Task - All lines from the one with "const void* w2_t;" through the end of the records below are to be given again exactly, and nothing else.

Source data -
typedef struct sskd_encoder_layer_weights {
  const void* wqkv;
  const float* bqkv;
  const void* wo;
  const float* bo;
  const float* ln1_g;
  const float* ln1_b;
  const void* w1;
  const float* b1;
  const void* w2;
  const float* b2;
  const float* ln2_g;
  const float* ln2_b;
} sskd_encoder_layer_weights;

typedef struct sskd_encoder_weights {
  const void* word_emb;
  const void* pos_emb;
  const void* type_emb;
  const float* emb_ln_g;
  const float* emb_ln_b;
  const sskd_encoder_layer_weights* layers;
} sskd_encoder_weights;

size_t sskd_encoder_workspace_bytes(const sskd_encoder_config* cfg, int B, int S);

int sskd_encoder_forward(const sskd_encoder_config* cfg, const sskd_encoder_weights* w,
                         const int32_t* d_ids, const int32_t* d_mask, int B, int S,
                         int normalize, float* d_out, void* d_workspace,
                         size_t workspace_bytes, void* stream);

int sskd_encoder_hidden(const sskd_encoder_config* cfg, const sskd_encoder_weights* w,
                        const int32_t* d_ids, const int32_t* d_mask, int B, int S,
                        void* d_hidden_bf16, void* d_workspace, size_t workspace_bytes,
                        void* stream);

int sskd_encoder_probe(const sskd_encoder_config* cfg, const sskd_encoder_weights* w,
                       const int32_t* d_ids, const int32_t* d_mask, const int32_t* d_seg, int B, int S,
                       void* d_hidden_bf16, void* d_context_bf16, void* d_workspace,
                       size_t workspace_bytes, void* stream);


int sskd_pack_plan(const int32_t* lengths, int n_seq, int capacity, int32_t* table, int* n_rows);

int sskd_pack_tokens(const int32_t* d_flat_ids, const int32_t* d_cu_seqlens, const int32_t* d_table,
                     int n_seq, int n_rows, int capacity, int32_t* d_ids, int32_t* d_seg, void* stream);

int sskd_encoder_forward_packed(const sskd_encoder_config* cfg, const sskd_encoder_weights* w,
                                const int32_t* d_ids, const int32_t* d_seg, int n_rows, int capacity,
                                const int32_t* d_table, int n_seq, int normalize, float* d_out,
                                void* d_workspace, size_t workspace_bytes, void* stream);

typedef struct sskd_generic_config {
  int32_t vocab_size;
  int32_t hidden;
  int32_t layers;
  int32_t heads;
  int32_t intermediate;
  int32_t max_positions;
  int32_t type_vocab;
  float layer_norm_eps;
  int32_t pos_offset;
} sskd_generic_config;

typedef struct sskd_generic_layer_weights {
  const void* wqkv;
  const void* wqkv_t;
  const void* wo;
  const void* wo_t;
  const void* w1;
  const void* w1_t;
  const void* w2;
  const void* w2_t;
  const float* bqkv;
  const float* bo;
  const float* ln1_g;
  const float* ln1_b;
  const float* b1;
  const float* b2;
  const float* ln2_g;
  const float* ln2_b;
} sskd_generic_layer_weights;

typedef struct sskd_generic_weights {
  const void* word_emb;
  const void* pos_emb;
  const void* type_emb;
  const float* emb_ln_g;
  const float* emb_ln_b;
  const sskd_generic_layer_weights* layers;
} sskd_generic_weights;

typedef struct sskd_generic_layer_grads {
  float* wqkv;
  float* bqkv;
  float* wo;
  float* bo;
  float* ln1_g;
  float* ln1_b;
  float* w1;
  float* b1;
  float* w2;
  float* b2;
  float* ln2_g;
  float* ln2_b;
} sskd_generic_layer_grads;

typedef struct sskd_generic_grads {
  float* word_emb;
  float* pos_emb;
  float* type_emb;
  float* emb_ln_g;
  float* emb_ln_b;
  const sskd_generic_layer_grads* layers;
} sskd_generic_grads;

size_t sskd_generic_workspace_bytes(const sskd_generic_config* cfg, int B, int S, int training);

int sskd_generic_forward(const sskd_generic_config* cfg, const sskd_generic_weights* w, const int32_t* d_ids,
                         const int32_t* d_mask, int B, int S, int training, int pool, int normalize, void* d_out,
                         void* d_workspace, size_t workspace_bytes, void* stream);

int sskd_generic_backward(const sskd_generic_config* cfg, const sskd_generic_weights* w, const sskd_generic_grads* grads,
                          const int32_t* d_ids, const int32_t* d_mask, int B, int S, int normalize, const float* d_dout,
                          void* d_workspace, size_t workspace_bytes, void* stream);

Task solution -
  const void* w2_t;
  const float* bqkv;
  const float* bo;
  const float* ln1_g;
  const float* ln1_b;
  const float* b1;
  const float* b2;
  const float* ln2_g;
  const float* ln2_b;
} sskd_generic_layer_weights;

typedef struct sskd_generic_weights {
  const void* word_emb;
  const void* pos_emb;
  const void* type_emb;
  const float* emb_ln_g;
  const float* emb_ln_b;
  const sskd_generic_layer_weights* layers;
} sskd_generic_weights;

typedef struct sskd_generic_layer_grads {
  float* wqkv;
  float* bqkv;
  float* wo;
  float* bo;
  float* ln1_g;
  float* ln1_b;
  float* w1;
  float* b1;
  float* w2;
  float* b2;
  float* ln2_g;
  float* ln2_b;
} sskd_generic_layer_grads;

typedef struct sskd_generic_grads {
  float* word_emb;
  float* pos_emb;
  float* type_emb;
  float* emb_ln_g;
  float* emb_ln_b;
  const sskd_generic_layer_grads* layers;
} sskd_generic_grads;

size_t sskd_generic_workspace_bytes(const sskd_generic_config* cfg, int B, int S, int training);

int sskd_generic_forward(const sskd_generic_config* cfg, const sskd_generic_weights* w, const int32_t* d_ids,
                         const int32_t* d_mask, int B, int S, int training, int pool, int normalize, void* d_out,
                         void* d_workspace, size_t workspace_bytes, void* stream);

int sskd_generic_backward(const sskd_generic_config* cfg, const sskd_generic_weights* w, const sskd_generic_grads* grads,
                          const int32_t* d_ids, const int32_t* d_mask, int B, int S, int normalize, const float* d_dout,
                          void* d_workspace, size_t workspace_bytes, void* stream);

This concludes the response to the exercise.